A Contract for Americans (6/10)

Legalize Marijuana and Reform Prison Policy

From January 2014 to July 2017, Colorado surpassed over a billion dollars in tax revenue from legalized marijuana.  Washington was looking at over a quarter of a billion dollars per year back then and is now at over a half-billion collected in 2021 and California is over a billion and a quarter!  Canada started to legalized it in 2018 and the citizens there want the tax revenues to go towards their national health care system instead of anti-drug campaigns. They got more than they asked for – in a good way. In the 3+ years since legalization, cannabis has added $43B to GDP, $15B in federal tax revenues and $3B just in Ontario. British Columbia is collecting $8M per month in excise taxes alone! (Note: $1 CDN = $0.78 USD as of this writing)

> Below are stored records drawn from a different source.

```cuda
#pragma unroll
    for (int r = 0; r < 2; ++r) {
        const int t = t0 + 16 * w + (lane >> 2) + 8 * r;
        const bool row_ok = t < p.T;
        const int tcl = min(t, p.T - 1);
        const float mrow = (!ROPE && p.mask) ? __ldg(p.mask + (long)mb * p.T + tcl) : 1.f;
        const float m = (f & EPI_MASK) ? mrow : 1.f;
        const long orow = ((long)bb * p.T + tcl) * p.N + n0 + cq;
        float4 cs4[2];
        if constexpr (ROPE) {
            const float* cs = p.rope_cs + (long)tcl * 32;
            cs4[0] = __ldg(reinterpret_cast<const float4*>(cs + 2 * cq));
            cs4[1] = __ldg(reinterpret_cast<const float4*>(cs + 2 * (8 + cq)));
        }
        const bool st_f32 = row_ok && p.out_f32, st_f16 = row_ok && p.out_hi && f16, st_split = row_ok && p.out_hi && !f16;
        const bool st_2 = row_ok && has_2;
        float* const of = row_ptr(p.out_f32, orow);
        float* const o2 = SO || LN ? row_ptr(p.out2_f32, orow) : nullptr;
        bf16* const oh = row_ptr(p.out_hi, orow);
        bf16* const ol = row_ptr(p.out_lo, orow);
        const float* const rs = RES ? row_ptr(p.resid, ((long)min(bb, p.resid_clamp) * p.T + tcl) * p.N + n0 + cq) : nullptr;
        uint32_t vsr;
        asm volatile("mov.b32 %0, %1;" : "=r"(vsr) : "r"(vs + cq * 4));
        auto vec = [&](int v, int j) { return lds2(vsr + (v * BN + 8 * j) * 4); };
        float s1 = 0.f;

        auto row = [&](auto fmt) {
            float2 ring[RD];
            if constexpr (RES) {
#pragma unroll
                for (int j = 0; j < RD; ++j) ring[j] = ld2_ring(rs + 8 * j, has_resid, rfill);
            }
#pragma unroll
            for (int j = 0; j < NJ; ++j) {
                const int i = (j / 16) * 64 + (j % 16) * 4 + 2 * r;
                float x0 = acc[i], x1 = acc[i + 1];
                float2 rr;
                if constexpr (RES) {
                    rr = ring[j % RD];
                    if (j + RD < NJ) ring[j % RD] = ld2_ring(rs + 8 * (j + RD), has_resid, rfill);
                }
                if constexpr (ROPE) {
                    const int jj = j % 8, hh = j / 8;
                    const bool rot = 64 * hh < rope_rot;
                    if (jj == 0 && rot) {
#pragma unroll
                        for (int k = 0; k < 2; ++k) {
                            const int ia = ((j + k) / 16) * 64 + ((j + k) % 16) * 4 + 2 * r;
                            const int i2 = ((j + k + 2) / 16) * 64 + ((j + k + 2) % 16) * 4 + 2 * r;
                            float u0 = acc[ia], u1 = acc[ia + 1], y0 = acc[i2], y1 = acc[i2 + 1];
                            if (bias) { const float2 b = vec(EV_BIAS, j + k); u0 += b.x; u1 += b.y; }
                            if (bias) { const float2 b = vec(EV_BIAS, j + k + 2); y0 += b.x; y1 += b.y; }
                            const float4 c4 = cs4[k];
                            acc[ia] = u0 * c4.x - y0 * c4.y; acc[ia + 1] = u1 * c4.z - y1 * c4.w;
                            acc[i2] = y0 * c4.x + u0 * c4.y; acc[i2 + 1] = y1 * c4.z + u1 * c4.w;
                        }
                    }
                    x0 = acc[i]; x1 = acc[i + 1];
                    if (bias && !(jj < 4 && rot)) { const float2 b = vec(EV_BIAS, j); x0 += b.x; x1 += b.y; }
                    if (64 * hh < rope_q) { x0 *= kQScale; x1 *= kQScale; }
                } else {
                    float &a0 = acc[i], &a1 = acc[i + 1];
                    if (bias) { const float2 b = vec(EV_BIAS, j); a0 += b.x; a1 += b.y; }
                    if constexpr (MODE == EM_SILU) { a0 = silu_fast(a0); a1 = silu_fast(a1); }
                    if constexpr (MODE == EM_GELU) { a0 = gelu_f(a0); a1 = gelu_f(a1); }
                    if (film) {
                        const float2 fg = vec(EV_FILM_G, j), fb = vec(EV_FILM_B, j);
                        a0 = fmaf(fg.x, a0, fb.x); a1 = fmaf(fg.y, a1, fb.y);
                    }
                    float g0 = m, g1 = m;
                    if (gate) { const float2 g2 = vec(EV_GATE, j); g0 *= g2.x; g1 *= g2.y; }
                    if constexpr (RES) {
                        a0 = fmaf(a0, g0, rr.x); a1 = fmaf(a1, g1, rr.y);
                    } else if (!plain) {
                        a0 *= g0; a1 *= g1;
                    }
                    x0 = a0; x1 = a1;
                }
                st2_if(of + 8 * j, x0, x1, st_f32);
                float h0 = x0, h1 = x1;
                if constexpr (SO) { h0 = silu_fast(x0); h1 = silu_fast(x1); st2_if(o2 + 8 * j, h0, h1, st_2); }
                if constexpr (decltype(fmt)::value != FMT_SPLIT) st1_if(oh + 8 * j, pack_f16x2_sat(h0, h1), st_f16);
                if constexpr (decltype(fmt)::value != FMT_F16) {
                    uint32_t hw, lw;
                    split_bf16x2(h0, h1, hw, lw);
                    st1_if(oh + 8 * j, hw, st_split); st1_if(ol + 8 * j, lw, st_split);
                }
                if constexpr (LN) {
                    if (has_film2) {
                        const float2 fg = vec(EV_FILM2_G, j), fb = vec(EV_FILM2_B, j);
                        x0 = (fg.x * x0 + fb.x) * mrow; x1 = (fg.y * x1 + fb.y) * mrow;
                    }
                    st2_if(o2 + 8 * j, x0, x1, st_2);
                    acc[i] = x0; acc[i + 1] = x1;
                    s1 += x0 + x1;
                }
            }
        };
        if constexpr (RES) {
            row(std::integral_constant<int, FMT_ANY>());
        } else if (f16) {
// ... 22 lines not shown
                const float2 s4 = lds2_volatile(vsr + (EV_LN_SHIFT * BN + 8 * j) * 4);
                const float2 c4 = lds2_volatile(vsr + (EV_LN_SCALE * BN + 8 * j) * 4);
                u0 = ((acc[i] - mean) * rstd * (1.f + c4.x) + s4.x) * mo;
                u1 = ((acc[i + 1] - mean) * rstd * (1.f + c4.y) + s4.y) * mo;
            };
            if (p.u16) {
#pragma unroll
                for (int j = 0; j < NJ; ++j) {
                    float u0, u1;
                    u_pair(j, u0, u1);
                    st1_if(uh + 8 * j, pack_f16x2_sat(u0, u1), row_ok);
                }
            } else {
#pragma unroll
                for (int j = 0; j < NJ; ++j) {
                    float u0, u1;
                    uint32_t hw, lw;
                    u_pair(j, u0, u1);
                    split_bf16x2(u0, u1, hw, lw);
                    st1_if(uh + 8 * j, hw, row_ok); st1_if(ul + 8 * j, lw, row_ok);
                }
            }
        }
    }
}

template <int BN, int MODE>
__device__ __forceinline__ void epilogue_narrow(const TcParams& p, int bb, int t0, int n0, float (&acc)[BN / 2]) {
    using namespace epi;
    constexpr bool ROPE = MODE == EM_ROPE, SO = MODE == EM_SILU_OUT;
    constexpr bool RES = MODE == EM_RESID || SO;
    static_assert(BN <= 128 && MODE != EM_LN, "the fused LayerNorm runs on full-row 256-channel tiles (epilogue_wide)");
    constexpr int NJ = BN / 8;
    const int lane = threadIdx.x & 31, w = (threadIdx.x >> 5) & 3;
    const int cq = 2 * (lane & 3);
    const int mb = bb % p.B;
    const bool plain = ROPE || (p.flags & (EPI_FILM | EPI_MASK | EPI_GATE | EPI_RESID)) == 0;
    const bool mask_only = !ROPE && (p.flags & (EPI_FILM | EPI_MASK | EPI_GATE | EPI_RESID)) == EPI_MASK;
    const bool has_resid = RES && (p.flags & EPI_RESID);
    const float* film = p.film + (long)mb * p.film_bstride;
    const float* gate = p.gate + (long)min(bb, p.c_clamp) * p.gate_bstride;

    constexpr int RD = 8;

#pragma unroll
    for (int r = 0; r < 2; ++r) {
// ... 93 lines not shown
```

### stabletts_b200/csrc/gemm_tc.cu

```cuda
#include "common.cuh"
#include "gemm_epilogue.cuh"
#include <cuda.h>
#include <cudaTypedefs.h>
#include <mutex>
#include <unordered_map>
#include <string>
#include <cstring>
#include <cstdlib>

namespace st {

static_assert(ST_TEST_MODE_PLAIN == EM_PLAIN && ST_TEST_MODE_SILU == EM_SILU && ST_TEST_MODE_GELU == EM_GELU &&
              ST_TEST_MODE_ROPE == EM_ROPE && ST_TEST_MODE_LN == EM_LN && ST_TEST_MODE_RESID == EM_RESID &&
              ST_TEST_MODE_SILU_OUT == EM_SILU_OUT && ST_TEST_MODE_MISH == EM_MISH,
              "st_test_gemm_plan::mode reports the EM_* epilogue instances");

bool tmap_encode_bf16(const void* ptr, int rank, uint64_t d0, uint64_t d1, uint64_t d2, uint32_t b0, uint32_t b1,
                      CUtensorMap* out);

namespace {

using namespace ptx;

constexpr int BLOCK_M = 128;
constexpr int BLOCK_K = 64;
constexpr int WG_K = 16;
constexpr int NUM_THREADS = 384;
constexpr int A_TILE_BYTES = BLOCK_M * BLOCK_K * 2;

struct TcMaps {
    CUtensorMap a_hi[2], a_lo[2], w_hi, w_lo;
};

template <int BN, int PREC> struct Cfg {
    static constexpr int B_TILE_BYTES = BN * BLOCK_K * 2;
    static constexpr int A_BYTES = (PREC ? 1 : 2) * A_TILE_BYTES;
    static constexpr int STAGE_BYTES = A_BYTES + 2 * B_TILE_BYTES;
    static constexpr int STAGES = BN == 256 ? 2 : BN == 128 ? 3 : 4;
    static constexpr int VEC_OFF = STAGES * STAGE_BYTES;
    static constexpr int BAR_OFF = VEC_OFF + (BN == 256 ? 2 * EPI_VEC_BYTES : 0);
    static constexpr int SMEM_BYTES = BAR_OFF + 64  + 1024 ;
    static_assert(SMEM_BYTES <= 227 * 1024, "above the 227 KB of shared memory a block may use on sm_90");
};
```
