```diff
+                            const int sw = (pp0 + 8 * j - pd0) >> 3;
+                            atomicOr(&codes[j], __builtin_amdgcn_alignbit(word(sw + 1), word(sw), psh4) & piece_word_mask(pd0, pnp, j));
+                        }
+                    }
+                    const unsigned tot = (unsigned)__builtin_amdgcn_readlane((int)incl, 63);
+                    if (!tot) break;
+                    done += tot;
+                }
+                __syncthreads();
+                uint32_t base = c.x;
+                for (int k0 = 0; k0 < count; k0 += 512) {
+                    const int k = k0 + 8 * lane;
+                    uint32_t w = 0u;
+                    if (k < count) w = codes[k >> 3];
+                    base = codes8_to_points(pts, k, count, base, codes_nibbles_to_bytes(w));
+                }
+            }
+        }
+        if (whole) {
             uint32_t base = c.x;
             for (int k0 = 0; k0 < count; k0 += 512) {
                 const int k = k0 + 8 * lane;
                 uint32_t w = 0u;
                 if (k < count)
-                    w = fpool[(long long)chunk_tab[chunk_tab_at(P, f, (unsigned)P.maxContours + ci, (unsigned)k >> 6)] * CKW + ((k & (CK - 1)) >> 3)];
+                    w = fpool[(long long)chunk_tab[chunk_tab_at(P, f, row, (unsigned)k >> 6)] * CKW + ((k & (CK - 1)) >> 3)];
                 base = codes8_to_points(pts, k, count, base, codes_nibbles_to_bytes(w));
             }
         }
```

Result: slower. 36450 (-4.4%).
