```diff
+inline Plan make_plan(int tiles_m, int tiles_n, int batch, int K, bool reduce, int resident) {
+  Plan p;
+  p.per_z = tiles_m * tiles_n;
+  const int64_t items = (int64_t)p.per_z * batch;
+  const int round = round_of(resident);
+  p.splits = 1;
+  p.cut = 1; p.cut_chunk = 0; p.cut_tiles = 0;
+  if (reduce) {
+    const int s0 = base_splits(items, K);
+    int best = s0;
+    if (ragged(items * s0, round)) {
+      const int max_s = (K + MIN_STEPS * KSTEP - 1) / (MIN_STEPS * KSTEP);
+      int hi = 2 * s0;
+      if (hi > max_s) hi = max_s;
+      if (hi > MAX_PARTS) hi = MAX_PARTS;
+      int64_t best_cost = rounds_of(items * s0, round) * (chunk_of(K, s0) / KSTEP + 1);
+      for (int s = (s0 + 1) / 2; s <= hi; ++s) {
+        const int64_t cost = rounds_of(items * s, round) * (chunk_of(K, s) / KSTEP + 1);
+        if (cost < best_cost || (cost == best_cost && s < best)) { best_cost = cost; best = s; }
+      }
+    }
+    p.splits = best;
+  }
+  p.k_chunk = chunk_of(K, p.splits);
+  const int64_t units = items * p.splits;
+  p.whole = (int)units;
+  if (!reduce && ragged(items, round)) {
+    const int ksteps = steps_of(K);
+    const int64_t left = items % round;
+    int max_s = ksteps / MIN_STEPS;
+    if (max_s > MAX_PARTS) max_s = MAX_PARTS;
+    int best = 1;
+    int64_t best_cost = ksteps;
+    for (int s = 2; s <= max_s; ++s) {
+      const int cs = (ksteps + s - 1) / s;
+      if ((int64_t)(s - 1) * cs >= ksteps) continue;
+      const int64_t cost = rounds_of(left * s, round) * (cs + 1) + (s + 3) / 4;
+      if (cost < best_cost) { best_cost = cost; best = s; }
+    }
+    const int64_t before = (items / round + 1) * ksteps, after = (items / round) * ksteps + best_cost;
+    if (best > 1 && (before - after) * 20 >= before) {
+      p.cut = best;
+      p.cut_chunk = (ksteps + best - 1) / best * KSTEP;
+      p.cut_tiles = (int)left;
+      p.whole = (int)(items - left);
+    }
+  }
+  p.total = p.whole + p.cut_tiles * p.cut;
+  return p;
+}
+
+GEMM_PLAN_FN int xcd_order(int t, int total) {
+  const int q = total >> 3, r = total & 7, x = t & 7;
+  return (x < r ? x * (q + 1) : r * (q + 1) + (x - r) * q) + (t >> 3);
+}
+
+GEMM_PLAN_FN Unit unit_of(const Plan& p, int K, int t) {
+  Unit u;
+  int chunk, part;
+  if (t < p.whole) {
+    u.item = xcd_order(t, p.whole);
+    u.cut_id = -1;
+    part = (u.item / p.per_z) % p.splits;
+    chunk = p.k_chunk;
+  } else {
+    u.cut_id = xcd_order(t - p.whole, p.total - p.whole);
+    const int tile = u.cut_id / p.cut;
+    u.item = p.whole + tile;
+    part = u.cut_id - tile * p.cut;
+    chunk = p.cut_chunk;
+  }
+  u.kbeg = part * chunk;
+  u.kend = u.kbeg + chunk < K ? u.kbeg + chunk : K;
+  return u;
+}
+
+inline size_t cut_slab_bytes(const Plan& p) { return (size_t)p.cut_tiles * p.cut * TILE * TILE * sizeof(float); }
+inline size_t cut_workspace_bytes(const Plan& p) {
+  return p.cut > 1 ? cut_slab_bytes(p) + (size_t)p.cut_tiles * 4 * sizeof(int) : 0;
+}
+
+}
diff --git a/vidar_amd/gemm.py b/vidar_amd/gemm.py
--- a/vidar_amd/gemm.py
+++ b/vidar_amd/gemm.py
@@ -86,8 +86,8 @@
 def gemm_raw(A, lda, a_layout, B, ldb, b_layout, C, ldc, M, N, K, *, batch=1, sA=0, sB=0, sC=0, scale=None, shift=None,
              vec_axis=0, residual=None, ldr=0, sR=0, relu=False, precision=F32, reduce=False, a_rowsum=None, name="gemm"):
     L = lib()
-    ws, ws_ptr, nbytes = workspace(L.vidar_gemm_workspace_bytes, M, N, K, batch, precision, 2 if a_rowsum is not None else 1,
-                                   like=C) if reduce else (None, None, 0)
+    ws, ws_ptr, nbytes = workspace(L.vidar_gemm_workspace_bytes, M, N, K, batch, precision,
+                                   (2 if a_rowsum is not None else 1) if reduce else 0, like=C)
     flops = 2.0 * M * N * K * batch
     with TIMER.span(name, flops):
         check(L.vidar_gemm_f32(ptr(A), lda, a_layout, ptr(B), ldb, b_layout, ptr(C), ldc, M, N, K, batch, sA, sB, sC,
```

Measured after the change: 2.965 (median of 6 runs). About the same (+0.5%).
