# succinctlabs/sp1

Hardware: AMD Instinct MI355X
Metric: RISC-V cycles proved/sec (core shard prove): whole ShardProof of a full core shard of the reference's `fibonacci` guest, see config (higher is better)
Workload: dtype u32 (KoalaBear Montgomery words, exact integer arithmetic)

## Files before the change

sp1_amd/csrc/zc_compile.hpp:

```cpp
#pragma once
#include <memory>
#include <vector>

#include "common.hpp"
#include "zc_device.hpp"
#include "zc_poseidon2.hpp"
#include "zc_keccak.hpp"
#include "zc_mul.hpp"
#include "zc_poly.hpp"

namespace sp1hip {

using Ext = kb::Ext;
static inline Ext operator+(const Ext& a, const Ext& b) { return kb::ext_add(a, b); }
static inline Ext operator-(const Ext& a, const Ext& b) { return kb::ext_sub(a, b); }
static inline Ext operator*(const Ext& a, const Ext& b) { return kb::ext_mul(a, b); }

struct ZcMacro {
    uint32_t kind, base_col, first_constraint, aux0 = 0, aux1 = 0;
    uint32_t n_c = 0;
    uint32_t n_constraints() const { return kind == ZC_HINT_POLY ? n_c : kind == ZC_HINT_POSEIDON2 ? ZC_P2_CONSTRAINTS : kind == ZC_HINT_KECCAK ? ZC_KK_CONSTRAINTS : kind == ZC_HINT_MUL ? ZC_MUL_CONSTRAINTS : kind == ZC_HINT_SEPTIC_CURVE ? 7u : 14u; }
    uint32_t n_pieces() const { return kind == ZC_HINT_POLY ? 1u : kind == ZC_HINT_POSEIDON2 ? ZC_P2_PIECES : kind == ZC_HINT_KECCAK ? ZC_KK_PIECES : kind == ZC_HINT_MUL ? ZC_MUL_PIECES : kind == ZC_HINT_SEPTIC_CURVE ? 2u : 4u; }
    uint32_t n_host_pieces() const { return kind == ZC_HINT_SEPTIC_CURVE ? 1u : kind == ZC_HINT_SEPTIC_SUM ? 2u : n_pieces(); }
    void owned(uint32_t* lo, uint32_t* n) const {
        if (kind == ZC_HINT_POLY) { *lo = 0; *n = 0; }
        else if (kind == ZC_HINT_POSEIDON2) { *lo = base_col; *n = ZC_P2_COLUMNS; }
        else if (kind == ZC_HINT_KECCAK) { *lo = base_col; *n = ZC_KK_COLUMNS; }
        else if (kind == ZC_HINT_MUL) { *lo = base_col + MUL_CARRY; *n = ZC_MUL_OWNED; }
        else if (kind == ZC_HINT_SEPTIC_CURVE) { *lo = base_col; *n = 14; }
        else { *lo = aux0; *n = 28; }
    }
};

struct Chunk {
    std::vector<uint32_t> prog;
    uint32_t n_regs = 1, alpha_off = 0;
};

struct ZcPlan {
    uint32_t n_instr = 0, main_w = 0, prep_w = 0;
    bool macros_enabled = true;
    bool mul_enabled = true;
    std::vector<uint32_t> source;
    std::vector<uint32_t> prog;
    uint32_t n_regs = 1;
    std::vector<Chunk> chunks, mono, fine;
    std::vector<uint32_t> sched;
    std::vector<ZcMacro> macros;
    std::vector<ZcPoly> polys;
    std::vector<std::vector<ZcPolySeg>> poly_segs;
};

constexpr uint32_t ZC_FINE_LIMIT = 32, ZC_FINE_MAX_TERMS = 64;

int zc_get_plan(const uint32_t* program, uint32_t n_instr, uint32_t main_width, uint32_t prep_width, int chip_index,
                std::shared_ptr<const ZcPlan>* out, uint64_t rows = ~0ull);

Ext zc_eval_zero_row(const ZcPlan& plan, const Ext* alpha_pows, const uint32_t* publics);

}
```

sp1_amd/csrc/zc_kernels.hpp:

```cpp
#pragma once
#include "device_ctx.hpp"
#include "round_sync.hpp"
#include "zc_device.hpp"
#include "zc_poseidon2.hpp"
#include "zc_keccak.hpp"
#include "zc_mul.hpp"
#include "zc_poly.hpp"

namespace sp1hip {

template <bool FIRST, int MAXR> struct RegFile;

typedef uint32_t zc_lds_word_t __attribute__((address_space(3)));
typedef uint32_t zc_lds_quad_t __attribute__((ext_vector_type(4), address_space(3)));
typedef uint32_t zc_quad_t __attribute__((ext_vector_type(4)));
template <> struct RegFile<true, 0> {
    zc_lds_word_t* base;
    uint32_t stride;
    __device__ __forceinline__ uint32_t get(uint32_t i) const { return base[i * stride]; }
    __device__ __forceinline__ void set(uint32_t i, uint32_t v) { base[i * stride] = v; }
};
template <> struct RegFile<false, 0> {
    zc_lds_quad_t* base;
    uint32_t stride;
// ... 437 lines not shown
            const uint32_t k = threadIdx.x;
            partial[((size_t)bid * ZC_BIV_NODES + 4 * grp + n) * 8 + k] = kb::add(kb::add(red[k], red[8 + k]), kb::add(red[16 + k], red[24 + k]));
        }
    }
}

constexpr uint32_t ZC_CORNER_COLS = 32;
__global__ __launch_bounds__(256) void zc_biv_corner_kernel(const ZcDesc* __restrict__ descs, int n_descs, const uint32_t* __restrict__ eq,
                                                            uint32_t eq_len, uint32_t* __restrict__ partial, uint32_t block_base) {
    using K = KT<true>;
    __shared__ uint32_t red[4 * 16];
    const uint32_t bid = block_base + blockIdx.x;
    const ZcDesc d = zc_find_desc(descs, n_descs, bid);
    const uint32_t c0 = d.aux0, c1 = d.aux1;
    const uint32_t quads = (d.rows + 3) / 4;
    kb::Ext sb[4] = {kb::ext_zero(), kb::ext_zero(), kb::ext_zero(), kb::ext_zero()};
    for (uint32_t base = (bid - d.block_start) * d.block_pairs; base < quads; base += d.n_blocks * d.block_pairs)
    for (uint32_t i = base + threadIdx.x; i < min(base + d.block_pairs, quads); i += blockDim.x) {
        kb::Ext e;
#pragma unroll
        for (int k = 0; k < 4; k++) e.c[k] = eq[(size_t)k * eq_len + i];
        kb::Ext vb[4] = {kb::ext_zero(), kb::ext_zero(), kb::ext_zero(), kb::ext_zero()};
#pragma unroll 4
        for (uint32_t c = c0; c < c1; c++) {
            const kb::Ext pw = load_ext_aos(d.gkr_pows, c);
            const uint32_t* tbl = c < d.main_w ? d.main : d.prep;
            const uint32_t col = c < d.main_w ? c : c - d.main_w;
#pragma unroll
            for (uint32_t n = 0; n < 4; n++)
                if (4 * i + n < d.rows) vb[n] = kb::ext_add(vb[n], K::scale(pw, K::load(tbl, col, d.rows, 4 * i + n)));
        }
#pragma unroll
        for (int n = 0; n < 4; n++) sb[n] = kb::ext_add(sb[n], kb::ext_mul(vb[n], e));
    }
    const int lane = threadIdx.x & 63, wave = threadIdx.x >> 6;
#pragma unroll
    for (int n = 0; n < 4; n++)
#pragma unroll
        for (int k = 0; k < 4; k++) {
            const uint32_t w = zc_wave_sum(sb[n].c[k]);
            if (lane == 0) red[wave * 16 + 4 * n + k] = w;
        }
    __syncthreads();
    if (threadIdx.x < ZC_BIV_NODES * 8) {
        const uint32_t node = threadIdx.x / 8, k = threadIdx.x % 8;
        uint32_t v = 0;
        if (node < 4 && k >= 4) {
            const uint32_t j = 4 * node + (k - 4);
            v = kb::add(kb::add(red[j], red[16 + j]), kb::add(red[32 + j], red[48 + j]));
        }
        partial[((size_t)bid * ZC_BIV_NODES + node) * 8 + k] = v;
    }
}

template <uint32_t KIND>
__global__ __launch_bounds__(256) void zc_biv_macro_kernel(const ZcDesc* __restrict__ descs, int n_descs, const uint32_t* __restrict__ eq,
                                                           uint32_t eq_len, uint32_t* __restrict__ partial, uint32_t block_base,
                                                           const p2::RoundConstants* __restrict__ rc_p) {
    using K = KT<true>;
    __shared__ uint32_t red[32];
    if (threadIdx.x < 32) red[threadIdx.x] = 0;
    const uint32_t bid = block_base + blockIdx.x / (uint32_t)ZC_BIV_NODES;
    const uint32_t node = blockIdx.x % (uint32_t)ZC_BIV_NODES;
    const ZcBivNode nd = zc_biv_node(node);
    const ZcDesc d = zc_find_desc(descs, n_descs, bid);
    const uint32_t q = (d.flags >> 8) & 15u, base_col = d.pad;
    const auto* rc = (const p2::RoundConstants __attribute__((address_space(4)))*)(uintptr_t)rc_p;
    __syncthreads();
    const uint32_t quads = (d.rows + 3) / 4;
    kb::Ext sa = kb::ext_zero();
    for (uint32_t base = (bid - d.block_start) * d.block_pairs; base < quads; base += d.n_blocks * d.block_pairs)
    for (uint32_t i = base + threadIdx.x; i < min(base + d.block_pairs, quads); i += blockDim.x) {
        kb::Ext e;
#pragma unroll
        for (int k = 0; k < 4; k++) e.c[k] = eq[(size_t)k * eq_len + i];
        kb::Ext va = kb::ext_zero();
        auto ld_at = [&](uint32_t col, bool) -> uint32_t { return zc_biv_leaf(d.main, col, d.rows, i, nd); };
        auto ld = [&](uint32_t c, bool owned) -> uint32_t { return ld_at(base_col + c, owned); };
        auto sink = [&](uint32_t j, const uint32_t& v) { va = kb::ext_add(va, K::scale(load_ext_aos(d.alpha_pows, d.alpha_off + j), v)); };
        auto alpha = [&](uint32_t j) -> kb::Ext { return load_ext_aos(d.alpha_pows, d.alpha_off + j); };
        auto emit = [&](const kb::Ext& v) { va = kb::ext_add(va, v); };
        if constexpr (KIND == ZC_HINT_POSEIDON2) zc_p2_piece<P2Base>(q, rc, ld, sink);
        else if constexpr (KIND == ZC_HINT_KECCAK) zc_keccak_piece<P2Base>(q, ld, sink);
        else if constexpr (KIND == ZC_HINT_MUL) zc_mul_piece<P2Base>(q, ld, [&](uint32_t c, bool owned) -> uint32_t { return ld_at(d.aux0 + c, owned); }, sink);
        else if constexpr (KIND == ZC_HINT_SEPTIC_CURVE) zc_septic_curve_piece_w<P2Base, K>(q, ld, alpha, emit);
        else zc_septic_sum_piece_w<P2Base, K>(q, ld, [&](uint32_t c, bool owned) -> uint32_t { return ld_at(d.aux0 + c, owned); },
                                              [&]() -> uint32_t { return ld_at(d.aux1, false); }, alpha, emit);
        sa = kb::ext_add(sa, kb::ext_mul(va, e));
    }
    const int lane = threadIdx.x & 63, wave = threadIdx.x >> 6;
    uint32_t v[4];
#pragma unroll
    for (int k = 0; k < 4; k++) v[k] = zc_wave_sum(sa.c[k]);
    __syncthreads();
    if (lane == 0) {
#pragma unroll
        for (int k = 0; k < 4; k++) red[wave * 8 + k] = v[k];
    }
    __syncthreads();
    if (threadIdx.x < 8) {
        const uint32_t k = threadIdx.x;
        partial[((size_t)bid * ZC_BIV_NODES + node) * 8 + k] = k < 4 ? kb::add(kb::add(red[k], red[8 + k]), kb::add(red[16 + k], red[24 + k])) : 0u;
    }
}
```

Now look at the fact that whites and blacks use drugs in almost the same percentages, yet blacks are arrested FAR more often.  This mass incerceration is expensive and racist.  Drug offenses make up 46% of the federal inmate population.  We could save a lot of money (and ruin far fewer lives) with legalization.  After all, alcohol is legal..

Which brings up the second part of this subject – the prisons themselves.  Private prisons are an abomination.  What started out as a way to save money has become a horror.  Private prisons contract with the government and have minimum quotas on the number of prisoners.  This means the state is guaranteeing a certain number of prisoners to the private company.  This means the state has a vested interest in keeping people in prison – regardless of crime or guilt.

And they’re not even saving money.  In Arizona,  for FY 2010, the average per diem cost was $48.42 in public prisons vs. $53.02 per day in privately operated facilities. In 2019, Georgia’s private prisons cost $5.01 per inmate per day more than public prisons. That’s over $1,800/day more.  In 2013, the nation’s largest private prison operator had a profit of $300M on revenues of $1.6B (about a 19% profit margin).  This money went from taxpayers paying for the prisons to the CCA shareholders.  Is that something we want to be doing? Keep in mind that private prisons pay their employees far less with fewer benefits than public employees. Oh, and not for nothing, I find it strange that prisoners, on average, spend more time in private prisons than in public ones. Adjusting to compare similar crimes, sentencing alone in private prisons averages 23 days more incarceration. On top of that, once in a private prison, inmates end up with more than twice as many infractions resulting in additional prison time (60 to 90 days), compared to public prisons.

This is unconscionable. Keeping people in prison longer so that companies can make more money. That’s not what I was taught about “The American Way”.

If I were emperor, private prisons would be banned.